Also picked up the 1x2's for the canopy frame last night, about to start working on the frame for it in just a few minutes as well.


----------



## Steve C

Well I made some decent progress this weekend. Today I worked on getting the "cave lights" set up how I want them and made the brackets which will hold them behind the tank and tested them out for the last time before I take all the mounts off to stain them. Don't know why I'm going to stain wood brackets that will be behind the tank and never been seen by anyone, but that's just how I am lol...If they aren't finished/stained then I'll feel like the job is not finished. I made one tweak to the light bars and I mounted them on about 45 degree angles, that way it looks like the light outside the cave openings are coming in on an angle the way water bends light in a real lake, I like the effect it gives that way.

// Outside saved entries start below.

template <int KP, int D>
__device__ __forceinline__ void light_row(const SolveArgs& a, int j, int d, float r, int colE, float r2, int colE2,
                                          const float (&lamv)[KP / 64], const float (&icsv)[KP / 64], float* smem,
                                          int wave) {
  constexpr int NB = D / 16, NT = NB * (NB + 1) / 2, TRI = light_wave_lds(D), NHC = KP / 64;
  constexpr bool TWO = D > 64;
  const int lane = threadIdx.x & 63, g = lane >> 4, i16 = lane & 15;
  float* Ks = smem + wave * TRI;
  float ce = 0.f, we = 0.f, ce2 = 0.f, we2 = 0.f;
  if (lane < d) rating_weights(r, a.implicit, a.alpha, ce, we);
  if (TWO && 64 + lane < d) rating_weights(r2, a.implicit, a.alpha, ce2, we2);
  const bool valid = lane < d && ce > 0.f;
  const bool valid2 = TWO && 64 + lane < d && ce2 > 0.f;
  const int npos = a.implicit ? __popcll(__ballot(lane < d && r > 0.f)) + (TWO ? __popcll(__ballot(64 + lane < d && r2 > 0.f)) : 0)
                              : d;
  const float lamn = a.reg * (float)npos;

  int colB[NB];
  bool vB[NB];
#pragma unroll
  for (int I = 0; I < NB; ++I) {
    colB[I] = __shfl(I < 4 ? colE : colE2, 16 * (I & 3) + i16);
    vB[I] = __shfl((int)(I < 4 ? valid : valid2), 16 * (I & 3) + i16) != 0;
  }
  constexpr int NC = KP / 16;
  constexpr bool KEEPZ = light_keepz<KP, D>();
  f32x4 zf[KEEPZ ? NB : 1][KEEPZ ? NC : 1];
  if constexpr (KEEPZ) {
#pragma unroll
    for (int I = 0; I < NB; ++I)
#pragma unroll
      for (int c = 0; c < NC; ++c) zf[I][c] = vB[I] ? ld4(a.Z + (int64_t)colB[I] * KP + 16 * c + 4 * g) : zero4();
  }
  constexpr bool PUSHG = !KEEPZ && D >= 64;
  constexpr int LATE = (KP == 128 && D == 64) ? 2 : 0;
  f32x4 zr0[PUSHG ? NB : 1], zr1[PUSHG ? NB : 1];
  const float* zpB[PUSHG ? NB : 1];
  if constexpr (PUSHG) {
#pragma unroll
    for (int I = 0; I < NB; ++I) {
      zpB[I] = a.Z + (vB[I] ? (int64_t)colB[I] : a.zero_row) * KP + 8 * g;
      zr0[I] = ld4(zpB[I]);
      zr1[I] = ld4(zpB[I] + 4);
    }
  }
  f32x4 acc[NT];
#pragma unroll
  for (int t = 0; t < NT; ++t) acc[t] = zero4();
  float* sdl = smem + 4 * TRI + wave * KP;
  bool bad = false;
#pragma unroll
  for (int h = 0; h < NHC; ++h) {
    const int cc = lane + 64 * h;
    const float dd = lamv[h] + lamn;
    if (cc < a.kreal && !(dd > 0.f)) bad = true;
    sdl[cc] = (cc < a.kreal && dd > 0.f) ? frsq(dd) : 0.f;
  }
  WAVE_LDS_SYNC();
  if constexpr (light_split_s<KP, D>()) {
    float bnd = 0.f;
#pragma unroll
    for (int h = 0; h < NHC; ++h) {
      const int cc = lane + 64 * h;
      bnd = fmaxf(bnd, sdl[cc] * icsv[h]);
    }
    bnd = wave_max_dpp(bnd);
    int ex = 0;
    frexpf(bnd * 8192.f, &ex);
    const float sc = ldexpf(1.f, 13 - ex), usc = ldexpf(1.f, 2 * (ex - 13));
    constexpr int NQ = KP / 32;
#pragma unroll
    for (int q = 0; q < NQ; ++q) {
      if constexpr (PUSHG) {
        __builtin_amdgcn_sched_barrier(0);
        if (q > 0) {
#pragma unroll
          for (int I = NB - LATE; I < NB; ++I) {
            zr0[I] = ld4(zpB[I] + 32 * q);
            zr1[I] = ld4(zpB[I] + 32 * q + 4);
          }
          __builtin_amdgcn_sched_barrier(0);
        }
      }
      const f32x4 s0 = KEEPZ ? ld4(sdl + 32 * q + 4 * g) : ld4(sdl + 32 * q + 8 * g);
      const f32x4 s1 = KEEPZ ? ld4(sdl + 32 * q + 16 + 4 * g) : ld4(sdl + 32 * q + 8 * g + 4);
      f16x8 zh[NB], zl[NB];
#pragma unroll
      for (int I = 0; I < NB; ++I) {
// ... 191 lines not shown
    for (int h = 0; h < NHC; ++h) sd[h] = sdl[NHC * lane + h];
    *reinterpret_cast<xvec*>(a.X + (int64_t)j * KP + NHC * lane) = xacc * (sd * sd);
  }
}

template <int KP, int D>
__global__ __launch_bounds__(256, (light_occupancy<KP, D>())) void solve_light_kernel(SolveArgs a) {
  extern __shared__ __attribute__((aligned(16))) float smem[];
  const int lane = threadIdx.x & 63;
  const int wave = __builtin_amdgcn_readfirstlane(threadIdx.x >> 6);
  const int64_t ridx = (int64_t)blockIdx.x * 4 + wave;
  if (ridx >= a.n_rows) return;
  float lamv[KP / 64], icsv[KP / 64];
#pragma unroll
  for (int h = 0; h < KP / 64; ++h) {
    lamv[h] = a.lam[lane + 64 * h];
    icsv[h] = light_split_s<KP, D>() ? a.colscale[KP + lane + 64 * h] : 0.f;
  }
  typedef __attribute__((address_space(4))) const int cint;
  cint* q = (cint*)(a.desc) + 4 * ridx;
  const int j = q[0], d = q[3];
  const int64_t p0 = (int64_t)(uint32_t)q[1] | ((int64_t)q[2] << 32);
  float r = 0.f, r2 = 0.f;
  int colE = 0, colE2 = 0;
  if (lane < d) {
    r = a.val[p0 + lane];
    colE = a.col[p0 + lane];
  }
  if (D > 64 && 64 + lane < d) {
    r2 = a.val[p0 + 64 + lane];
    colE2 = a.col[p0 + 64 + lane];
  }
  light_row<KP, D>(a, j, d, r, colE, r2, colE2, lamv, icsv, smem, wave);
}

hipError_t launch_solve_light(int KP, int D, const SolveArgs& a0, hipStream_t s) {
  if (a0.n_rows <= 0) return hipSuccess;
  if (!a0.desc) return hipErrorInvalidValue;
  if (a0.n_rows > max_rows_per_launch(64)) {
    for (int64_t r0 = 0; r0 < a0.n_rows; r0 += max_rows_per_launch(64)) {
      SolveArgs b = chunk_args(a0, r0, 64, 0);
      b.desc = a0.desc + 4 * r0;
      const hipError_t e = launch_solve_light(KP, D, b, s);
      if (e != hipSuccess) return e;
    }
    return hipSuccess;
  }
  const SolveArgs& a = a0;
  const size_t lds = ((size_t)4 * light_wave_lds(D) + (size_t)4 * KP) * sizeof(float);
  const int blocks = (int)((a.n_rows + 3) / 4);
#define LIGHT(kp, dd) \
  if (KP == kp && D == dd) { solve_light_kernel<kp, dd><<<blocks, 256, lds, s>>>(a); return hipGetLastError(); }
  LIGHT(64, 16) LIGHT(64, 32) LIGHT(64, 64) LIGHT(128, 16) LIGHT(128, 32) LIGHT(128, 64)
  LIGHT(256, 16) LIGHT(256, 32) LIGHT(256, 64) LIGHT(128, 96)
#undef LIGHT
  return hipErrorInvalidValue;
}



template <int KP>
struct Heavy {
  static constexpr int NW = KP >= 256 ? 16 : 4, NTH = 64 * NW, NQ = KP / 16;
  static constexpr int SPS = KP >= 256 ? 64 : 32;
  static constexpr int NU = SPS / 8;
  static constexpr int CS = 2 * SPS;
  static constexpr int IMG = KP * CS;
  static constexpr int NCH = KP / 4, NSG = NTH / NCH, NST = SPS / NSG;
  static constexpr bool PERM = KP != 256;
  static constexpr int SWZ = NU == 4 ? 3 : 5;
  static constexpr int GS = KP == 64 ? 2 : 4, NG = NQ / GS;
  static constexpr int NTL = NQ * (NQ + 1) / 2;
  static constexpr int TILES = NTL * HT_SZ, STAGE = IMG;
  static constexpr int BIG = TILES > STAGE ? TILES : STAGE;
  static constexpr int OFF_B = BIG, OFF_DIAG = OFF_B + KP, OFF_FLAG = OFF_DIAG + KP;
  static constexpr int FLOATS = OFF_FLAG + 4;
  static_assert(NG * NG == NW, "one wave per group pair");
  static_assert(NSG * NCH == NTH && NST * NSG == SPS && (NST == 2 || NST == 4), "stage map");
  static_assert(NSG * KP <= STAGE, "b partials fit into the dead stage");
};

template <int KP>
__device__ __forceinline__ int img_off(int col, int byteoff) {
  using H = Heavy<KP>;
  const int sw = (col ^ (H::SWZ * (col >> 3))) & (H::NU - 1);
  return col * H::CS + ((((byteoff >> 4) ^ sw) & (H::NU - 1)) << 4) + (byteoff & 15);
}

__device__ __forceinline__ uint32_t pack_h2(float a, float b) {
  f16x2 h = {(_Float16)a, (_Float16)b};
  return __builtin_bit_cast(uint32_t, h);
}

I also bought four rocks from a local fish shop yesterday. I really only bought them for their shape and not their color because I planned on cleaning them and covering them with the same Drylok that I used on the background, then shading them to match.

Got the canopy started as well. Only had time to get the base started before I called it a night, but it's a start, now I can decide on height and other things overnight before I get back to work on it.

On to some pictures...

Started by buying these four rocks chosen for their shapes & size which I really liked...










After washing, drying, two coats of Drylok and a few hours under a heat lamp they have their base color and are ready for some shading/drybrushing...










After shading them with dark grey, brown, some olive green to simulate algae and then some white on the high spots .......



















Rocks in the tank....










With just the cave lights on....










With cave lights and testing out the LED moonlight strips....










With all the lights including the dual T5 white & actinic bulbs..



















Also decided after seeing that the price of the XP3 just went up another $25 to forgo the XP3 and just kick the budget up a bit more and go with the Fulval fx5. With the GPH flow of the FX5 it should turn this tank over at least 12-15 times per hour.

Should have some more work on the canopy done over the next couple days.

Steve


----------



## basesloaded190

Really love everything you are doing here!

With the FX5 are you going to build a spray bar instead of using the output that comes with it?


----------



## Steve C

> With the FX5 are you going to build a spray bar instead of using the output that comes with it?


I've been going back & forth over that very question myself in my head the past few days, and I think I am pretty sure that I will go ahead and build my own spraybar for it. Since I have the 3d background which would be in the way for adding the spraybar on the back of the tank, I am considering a way to mount it on the front side of the tank but yet still keeping it out of view.


----------



## Steve C

Have the main frame work started for the canopy now. It will be a total of 19" tall with a 6" door for in tank cleaning and such, then the area above will be 3 opening with decorations behind windows. Have to make the 50th trip to Lowes in just a few minutes for more supplies :lol:


----------



## Steve C

Finished getting the majority of the braces cut and installed tonight. All that's left is the front top rail and then one side brace on the right side. Should have those in and be able to start making the floor for the upper shelf and skinning it tomorrow.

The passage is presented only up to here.